[WHAT IS NEEDED]
Count the lines below that hold "nrec". Give the number without comment.

[RECORDS SHOWN]
────────────────────

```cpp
__device__ __forceinline__ f32x4 pnl_pack_hl(bf16x4 h, bf16x4 l) {
    const f32x2_t a = __builtin_bit_cast(f32x2_t, h), b = __builtin_bit_cast(f32x2_t, l);
    return (f32x4){a[0], a[1], b[0], b[1]};
}
__device__ __forceinline__ void pnl_img_put(bf16* __restrict__ hi, bf16* __restrict__ lo, int row, int n, bf16x4 h, bf16x4 l) {
    const int o = pnl_off(row, n >> 3) + (n & 4);
    *(bf16x4*)(hi + o) = h;
    *(bf16x4*)(lo + o) = l;
}
__device__ __forceinline__ float pnl_sum_g(float v) {
    v += __shfl_xor(v, 16, 64);
    v += __shfl_xor(v, 32, 64);
    return v;
}
#define PNL_STORE4(p, v) (*(f32x4*)(p) = (v))
#define PNL_FUSED_LDS(MT) (6 * PNL_IMG(MT) * 2 + 2 * PNL_WAVES * 16 * (MT) * 4)

struct MlpFwdArgs {
    const float* ao;
    const float* xt; long xt_bs; int rows_per_batch;
    const f32x4 *wp, *w1, *w2;
    const float *bp, *b1, *b2, *g2, *be2;
    float *x1, *z2s , *mean2, *rstd2, *hraw, *acts , *x2;
    f32x4 *ao_t, *z2_t, *act_t;
    int NP;
};

template <int MT, int D, bool INFER = false>
__global__ void __launch_bounds__(PNL_THREADS) k_mlp_fwd(MlpFwdArgs a) {
    CFFM_DYN_SMEM(smem);
    bf16* P = (bf16*)smem;
    bf16* ACT = P + 2 * PNL_IMG(MT);
    float* red = (float*)(ACT + 4 * PNL_IMG(MT));
    const int tid = threadIdx.x, lane = tid & 63, wave = wave_uniform(tid >> 6), l15 = lane & 15, g = lane >> 4;
    const int m0 = blockIdx.x * 16 * MT, NP = a.NP;
    PnlStream sp, s1, s2;
    sp.rs = buf_make(a.wp, 256u * 256 * 4); sp.voff = lane * 16; sp.KS = 8;
    s1.rs = buf_make(a.w1, 1024u * 256 * 4); s1.voff = lane * 16; s1.KS = 8;
    s2.rs = buf_make(a.w2, 1024u * 256 * 4); s2.voff = lane * 16; s2.KS = 32;
    PnlRing<2, D> ring;
#pragma unroll
    for (int s = 0; s < D - 1; ++s) pnl_ring_load<2, D>(ring, s, sp, 2 * wave, s);
    uint32_t touch = 0;
    pnl_pin_vmem();
    {
        PnlStage<MT> sr;
        pnl_stage_load<MT>(sr, buf_make(a.ao, (uint32_t)((long)NP * 256 * 4)), 256, m0, 0, tid);
        pnl_pin_vmem();
        const uint32_t t0 = pnl_l2_touch(a.w1, 1024L * 256 * 4, tid), t1 = pnl_l2_touch(a.w2, 1024L * 256 * 4, tid);
        pnl_pin_vmem();
        pnl_stage_store<MT, false>(sr, P, P + PNL_IMG(MT), tid);
        touch = t0 ^ t1;
    }
// ... 327 lines not shown
```

vss_cffm_amd/geometry.py:

```python
import functools

import numpy as np

WS = 7
EXPAND = 3
NKEY = 289
NKEY_PAD = 304
POOLED_GROUPS = ((49, 1, 5, 2), (50, 1, 7, 3), (51, 2, 5, 2), (55, 3, 3, 1))


def padded(n):
    return (n + WS - 1) // WS * WS


@functools.lru_cache(maxsize=32)
def tables(h0, w0):
    hp, wp = padded(h0), padded(w0)
    gy, gx = hp // WS, wp // WS
    nw = gy * gx
    key_src = np.full((nw, NKEY_PAD), -1, dtype=np.int32)
    q_dst = np.full((nw, WS * WS), -1, dtype=np.int32)
    ii, jj = np.meshgrid(np.arange(WS), np.arange(WS), indexing='ij')
    ii, jj = ii.reshape(-1), jj.reshape(-1)
    keep = (((ii >= WS - EXPAND) | (jj >= WS - EXPAND), +EXPAND, +EXPAND),
            ((ii >= WS - EXPAND) | (jj < EXPAND), +EXPAND, -EXPAND),
            ((ii < EXPAND) | (jj >= WS - EXPAND), -EXPAND, +EXPAND),
            ((ii < EXPAND) | (jj < EXPAND), -EXPAND, -EXPAND))
    for wy in range(gy):
        for wx in range(gx):
            w = wy * gx + wx
            y, x = WS * wy + ii, WS * wx + jj
            q_dst[w] = np.where((y < h0) & (x < w0), y * w0 + x, -1)
            key_src[w, :49] = w * 49 + np.arange(49)
            n = 49
            for sel, oy, ox in keep:
                yy, xx = (y[sel] + oy) % hp, (x[sel] + ox) % wp
                key_src[w, n:n + yy.size] = ((yy // WS) * gx + xx // WS) * 49 + (yy % WS) * WS + xx % WS
                n += yy.size
            for off, s, kk, pad in POOLED_GROUPS:
                a, b = np.meshgrid(np.arange(kk), np.arange(kk), indexing='ij')
                u, v = s * wy - pad + a.reshape(-1), s * wx - pad + b.reshape(-1)
                ok = (u >= 0) & (u < gy * s) & (v >= 0) & (v < gx * s)
                key_src[w, n:n + kk * kk] = np.where(ok, off * nw + u * (gx * s) + v, -1)
                n += kk * kk
            assert n == NKEY
    key_src.setflags(write=False)
    q_dst.setflags(write=False)
    return key_src, q_dst


@functools.lru_cache(maxsize=32)
def inverse_tables(h0, w0):
    key_src, _ = tables(h0, w0)
    nw = key_src.shape[0]
    flat = key_src.reshape(-1)
    slots = np.nonzero(flat >= 0)[0].astype(np.int32)
    rows = flat[slots]
    order = np.argsort(rows, kind='stable')
    inv_idx = np.ascontiguousarray(slots[order])
    counts = np.bincount(rows, minlength=64 * nw)
    inv_ptr = np.zeros(64 * nw + 1, dtype=np.int32)
    inv_ptr[1:] = np.cumsum(counts)
    return inv_ptr, inv_idx
```

Baseline: 2931.

## Fuse dK/dV scatter-gather into the q|k|v input-gradient panel GEMM

When the separate weight-gradient stream is off, the dK/dV partial gather (inverse-index reduction) is folded into a new panel GEMM kernel. The kernel streams gathered rows into the LDS operand images chunk by chunk, overlapping the gathers with MFMA work on the previous chunk, and writes the reduced dqkv back with its column sums. The dK/dV partial layout is changed to a head-contiguous order to match, and rows are assigned to panels with a skewed interleave for load balance. This removes one full pass over dqkv and a kernel launch, but the fused kernel needs more LDS and registers and the side-stream join timing is also changed.

Result: slower. 2730 (-6.8%).

```diff
diff --git a/vss_cffm_amd/csrc/cffm_hip.hip b/vss_cffm_amd/csrc/cffm_hip.hip
--- a/vss_cffm_amd/csrc/cffm_hip.hip
+++ b/vss_cffm_amd/csrc/cffm_hip.hip
@@ -1137,6 +1137,27 @@
     return panel_mt(M) == 3 ? panel_gemm_launch<3, 2, false, 0>(dqkv, 768, M, 768, wfn, dx, 256, nullptr, nullptr, st, colrec, dqkv_t)
                             : panel_gemm_launch<2, 2, false, 0>(dqkv, 768, M, 768, wfn, dx, 256, nullptr, nullptr, st, colrec, dqkv_t);
 }
+#define QKV_DX_SLOTS 2
+extern "C++" {
+template <int MT>
+static int panel_qkv_dx_gather_launch(const QkvDxGatherArgs& a, hipStream_t st) {
+    auto kern = k_qkv_dx_gather<MT, 4, QKV_DX_SLOTS>;
+#ifndef CFFM_EMU
+    static bool granted = false;
+    if (!granted) {
+        if (hipFuncSetAttribute((const void*)kern, hipFuncAttributeMaxDynamicSharedMemorySize, PNL_GATHER_LDS(MT)) != hipSuccess) return -1;
+        granted = true;
+    }
+#endif
+    CFFM_LAUNCH(kern, ((unsigned)((a.M + 16 * MT - 1) / (16 * MT))), (PNL_THREADS), PNL_GATHER_LDS(MT), st, a);
+    return 0;
+}
+}
+static int panel_qkv_dx_gather(const cffm_geom* g, float* dqkv, const float* dkv_part, const int* inv_ptr, const int* inv_idx, const float* wfn,
+                               float* dx, long M, hipStream_t st, float* colrec) {
+    const QkvDxGatherArgs a = {dqkv, dkv_part, inv_ptr, inv_idx, (const f32x4*)wfn, dx, colrec, (int)M, g->RC, g->nW, g->B};
+    return panel_mt(M) == 3 ? panel_qkv_dx_gather_launch<3>(a, st) : panel_qkv_dx_gather_launch<2>(a, st);
+}
 #ifndef CFFM_DW_STREAM_DEFAULT
 #define CFFM_DW_STREAM_DEFAULT 0
 #endif
@@ -1570,7 +1591,7 @@
         }
 #endif
         TRY(attn_bwd_fused(g, ws + L.qkv, key_src, q_dst, (const h16*)(ws + L.bias), ws + L.ao, dao, ws + L.lse, dqkv, scratch + S.dkvp, &dbp, &ng, par, stream));
-        TRY(attn_bwd_gather(g, inv_ptr, inv_idx, scratch + S.dkvp, dqkv, stream));
+        if (stream_dw) TRY(attn_bwd_gather(g, inv_ptr, inv_idx, scratch + S.dkvp, dqkv, stream));
     }
     const long nrec = panel_qkv_records(NR);
     float* qkv_rec = red_scratch((size_t)nrec * 768, st);
@@ -1582,10 +1603,13 @@
         reduce_records(qkv_rec, (int)nrec, 768, 768, segs, st);
     }
     {
-        if (!stream_dw) side_fork_mark(st, 2);
         PROF(ST_GEMM); PROF2(ST_G_QKV_DX);
-        REQUIRE(!panel_qkv_dx(dqkv, ws + L.w_frag + PREP_WFLOATS, dzall, NR, st, qkv_rec, stream_dw ? dqkv_t : nullptr), "block_backward: q|k|v input-gradient gemm failed");
-        if (stream_dw) side_fork_mark(st, 2);
+        if (stream_dw)
+            REQUIRE(!panel_qkv_dx(dqkv, ws + L.w_frag + PREP_WFLOATS, dzall, NR, st, qkv_rec, dqkv_t), "block_backward: q|k|v input-gradient gemm failed");
+        else
+            REQUIRE(!panel_qkv_dx_gather(g, dqkv, scratch + S.dkvp, inv_ptr, inv_idx, ws + L.w_frag + PREP_WFLOATS, dzall, NR, st, qkv_rec),
+                    "block_backward: q|k|v input-gradient gemm failed");
+        side_fork_mark(st, 2);
     }
     auto side_b = [&]() -> int {
         sb = side_fork_take(st, 2);
@@ -1619,7 +1643,7 @@
         }
         return 0;
     };
-    const bool side_late = stream_dw && one_group;
+    const bool side_late = one_group && (stream_dw || dx_tgt != dout);
     if (!side_late) TRY(side_b());
     if (!side_late && (!one_group || dx_tgt == dout)) side_join(sa, st, 0);
 #ifndef CFFM_EMU
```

────────────────────

[ANSWER BOX]
3